## ACTIVITY
Send back the entries below exactly as they appear.

⟨

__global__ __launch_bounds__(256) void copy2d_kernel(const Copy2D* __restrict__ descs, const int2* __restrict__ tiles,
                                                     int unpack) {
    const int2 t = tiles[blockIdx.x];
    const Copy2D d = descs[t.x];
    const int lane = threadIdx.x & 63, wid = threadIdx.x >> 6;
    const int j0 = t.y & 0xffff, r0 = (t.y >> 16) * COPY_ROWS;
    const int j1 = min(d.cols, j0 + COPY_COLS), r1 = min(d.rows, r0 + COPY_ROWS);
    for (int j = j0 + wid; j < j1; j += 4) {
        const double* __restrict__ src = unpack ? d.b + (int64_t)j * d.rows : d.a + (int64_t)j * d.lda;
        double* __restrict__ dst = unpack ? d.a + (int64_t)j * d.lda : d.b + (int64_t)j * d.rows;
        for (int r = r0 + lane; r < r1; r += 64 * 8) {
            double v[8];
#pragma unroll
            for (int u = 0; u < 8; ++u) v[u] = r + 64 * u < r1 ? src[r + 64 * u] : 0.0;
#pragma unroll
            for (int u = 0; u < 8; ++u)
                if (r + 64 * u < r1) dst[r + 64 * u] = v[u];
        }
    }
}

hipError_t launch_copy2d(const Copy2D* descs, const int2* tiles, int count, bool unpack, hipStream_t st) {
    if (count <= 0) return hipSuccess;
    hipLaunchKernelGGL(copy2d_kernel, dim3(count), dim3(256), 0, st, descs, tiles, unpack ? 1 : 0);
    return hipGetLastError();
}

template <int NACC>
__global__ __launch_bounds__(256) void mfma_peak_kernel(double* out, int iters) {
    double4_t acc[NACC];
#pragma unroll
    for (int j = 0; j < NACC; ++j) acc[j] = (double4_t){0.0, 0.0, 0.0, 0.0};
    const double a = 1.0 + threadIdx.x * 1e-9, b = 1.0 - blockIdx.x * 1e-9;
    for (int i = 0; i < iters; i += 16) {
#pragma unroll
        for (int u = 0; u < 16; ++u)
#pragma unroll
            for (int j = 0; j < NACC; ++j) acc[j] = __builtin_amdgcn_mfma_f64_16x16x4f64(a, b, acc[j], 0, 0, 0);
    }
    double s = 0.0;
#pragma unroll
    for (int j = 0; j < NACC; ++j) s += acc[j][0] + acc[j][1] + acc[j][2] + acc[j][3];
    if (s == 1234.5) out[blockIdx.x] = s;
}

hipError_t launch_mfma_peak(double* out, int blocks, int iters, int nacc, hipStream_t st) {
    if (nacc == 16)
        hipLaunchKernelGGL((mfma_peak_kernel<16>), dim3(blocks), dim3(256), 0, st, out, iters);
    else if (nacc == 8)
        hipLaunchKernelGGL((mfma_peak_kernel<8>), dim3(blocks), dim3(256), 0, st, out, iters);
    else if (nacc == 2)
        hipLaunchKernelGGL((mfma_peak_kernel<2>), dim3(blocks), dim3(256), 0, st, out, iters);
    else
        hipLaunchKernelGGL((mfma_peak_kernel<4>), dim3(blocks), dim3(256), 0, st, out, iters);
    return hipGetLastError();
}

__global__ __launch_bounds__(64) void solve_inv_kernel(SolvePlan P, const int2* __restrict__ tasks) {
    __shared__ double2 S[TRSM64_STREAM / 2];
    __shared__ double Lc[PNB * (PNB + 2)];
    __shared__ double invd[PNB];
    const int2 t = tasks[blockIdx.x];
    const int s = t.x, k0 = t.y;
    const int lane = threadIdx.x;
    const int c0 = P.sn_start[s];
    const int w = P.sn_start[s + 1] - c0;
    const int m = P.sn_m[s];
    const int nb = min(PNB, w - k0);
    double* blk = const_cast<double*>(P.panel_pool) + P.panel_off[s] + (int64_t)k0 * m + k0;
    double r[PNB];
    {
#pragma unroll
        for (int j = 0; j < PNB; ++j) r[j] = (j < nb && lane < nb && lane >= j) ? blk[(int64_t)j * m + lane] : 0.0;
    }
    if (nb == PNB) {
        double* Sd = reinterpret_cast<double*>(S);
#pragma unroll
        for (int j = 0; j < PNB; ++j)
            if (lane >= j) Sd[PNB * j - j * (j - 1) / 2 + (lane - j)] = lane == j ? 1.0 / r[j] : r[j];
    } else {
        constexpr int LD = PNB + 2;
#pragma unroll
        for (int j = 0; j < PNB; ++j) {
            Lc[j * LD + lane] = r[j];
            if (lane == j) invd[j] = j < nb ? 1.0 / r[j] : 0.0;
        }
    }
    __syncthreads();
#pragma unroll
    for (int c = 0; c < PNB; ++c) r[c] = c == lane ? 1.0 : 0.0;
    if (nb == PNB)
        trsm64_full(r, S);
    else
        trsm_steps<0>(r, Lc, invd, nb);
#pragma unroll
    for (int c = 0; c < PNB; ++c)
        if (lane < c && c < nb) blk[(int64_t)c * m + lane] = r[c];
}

⟩

## THE ANSWER
__global__ __launch_bounds__(256) void copy2d_kernel(const Copy2D* __restrict__ descs, const int2* __restrict__ tiles,
                                                     int unpack) {
    const int2 t = tiles[blockIdx.x];
    const Copy2D d = descs[t.x];
    const int lane = threadIdx.x & 63, wid = threadIdx.x >> 6;
    const int j0 = t.y & 0xffff, r0 = (t.y >> 16) * COPY_ROWS;
    const int j1 = min(d.cols, j0 + COPY_COLS), r1 = min(d.rows, r0 + COPY_ROWS);
    for (int j = j0 + wid; j < j1; j += 4) {
        const double* __restrict__ src = unpack ? d.b + (int64_t)j * d.rows : d.a + (int64_t)j * d.lda;
        double* __restrict__ dst = unpack ? d.a + (int64_t)j * d.lda : d.b + (int64_t)j * d.rows;
        for (int r = r0 + lane; r < r1; r += 64 * 8) {
            double v[8];
#pragma unroll
            for (int u = 0; u < 8; ++u) v[u] = r + 64 * u < r1 ? src[r + 64 * u] : 0.0;
#pragma unroll
            for (int u = 0; u < 8; ++u)
                if (r + 64 * u < r1) dst[r + 64 * u] = v[u];
        }
    }
}

hipError_t launch_copy2d(const Copy2D* descs, const int2* tiles, int count, bool unpack, hipStream_t st) {
    if (count <= 0) return hipSuccess;
    hipLaunchKernelGGL(copy2d_kernel, dim3(count), dim3(256), 0, st, descs, tiles, unpack ? 1 : 0);
    return hipGetLastError();
}

template <int NACC>
__global__ __launch_bounds__(256) void mfma_peak_kernel(double* out, int iters) {
    double4_t acc[NACC];
#pragma unroll
    for (int j = 0; j < NACC; ++j) acc[j] = (double4_t){0.0, 0.0, 0.0, 0.0};
    const double a = 1.0 + threadIdx.x * 1e-9, b = 1.0 - blockIdx.x * 1e-9;
    for (int i = 0; i < iters; i += 16) {
#pragma unroll
        for (int u = 0; u < 16; ++u)
#pragma unroll
            for (int j = 0; j < NACC; ++j) acc[j] = __builtin_amdgcn_mfma_f64_16x16x4f64(a, b, acc[j], 0, 0, 0);
    }
    double s = 0.0;
#pragma unroll
    for (int j = 0; j < NACC; ++j) s += acc[j][0] + acc[j][1] + acc[j][2] + acc[j][3];
    if (s == 1234.5) out[blockIdx.x] = s;
}

hipError_t launch_mfma_peak(double* out, int blocks, int iters, int nacc, hipStream_t st) {
    if (nacc == 16)
        hipLaunchKernelGGL((mfma_peak_kernel<16>), dim3(blocks), dim3(256), 0, st, out, iters);
    else if (nacc == 8)
        hipLaunchKernelGGL((mfma_peak_kernel<8>), dim3(blocks), dim3(256), 0, st, out, iters);
    else if (nacc == 2)
        hipLaunchKernelGGL((mfma_peak_kernel<2>), dim3(blocks), dim3(256), 0, st, out, iters);
    else
        hipLaunchKernelGGL((mfma_peak_kernel<4>), dim3(blocks), dim3(256), 0, st, out, iters);
    return hipGetLastError();
}

__global__ __launch_bounds__(64) void solve_inv_kernel(SolvePlan P, const int2* __restrict__ tasks) {
    __shared__ double2 S[TRSM64_STREAM / 2];
    __shared__ double Lc[PNB * (PNB + 2)];
    __shared__ double invd[PNB];
    const int2 t = tasks[blockIdx.x];
    const int s = t.x, k0 = t.y;
    const int lane = threadIdx.x;
    const int c0 = P.sn_start[s];
    const int w = P.sn_start[s + 1] - c0;
    const int m = P.sn_m[s];
    const int nb = min(PNB, w - k0);
    double* blk = const_cast<double*>(P.panel_pool) + P.panel_off[s] + (int64_t)k0 * m + k0;
    double r[PNB];
    {
#pragma unroll
        for (int j = 0; j < PNB; ++j) r[j] = (j < nb && lane < nb && lane >= j) ? blk[(int64_t)j * m + lane] : 0.0;
    }
    if (nb == PNB) {
        double* Sd = reinterpret_cast<double*>(S);
#pragma unroll
        for (int j = 0; j < PNB; ++j)
            if (lane >= j) Sd[PNB * j - j * (j - 1) / 2 + (lane - j)] = lane == j ? 1.0 / r[j] : r[j];
    } else {
        constexpr int LD = PNB + 2;
#pragma unroll
        for (int j = 0; j < PNB; ++j) {
            Lc[j * LD + lane] = r[j];
            if (lane == j) invd[j] = j < nb ? 1.0 / r[j] : 0.0;
        }
    }
    __syncthreads();
#pragma unroll
    for (int c = 0; c < PNB; ++c) r[c] = c == lane ? 1.0 : 0.0;
    if (nb == PNB)
        trsm64_full(r, S);
    else
        trsm_steps<0>(r, Lc, invd, nb);
#pragma unroll
    for (int c = 0; c < PNB; ++c)
        if (lane < c && c < nb) blk[(int64_t)c * m + lane] = r[c];
}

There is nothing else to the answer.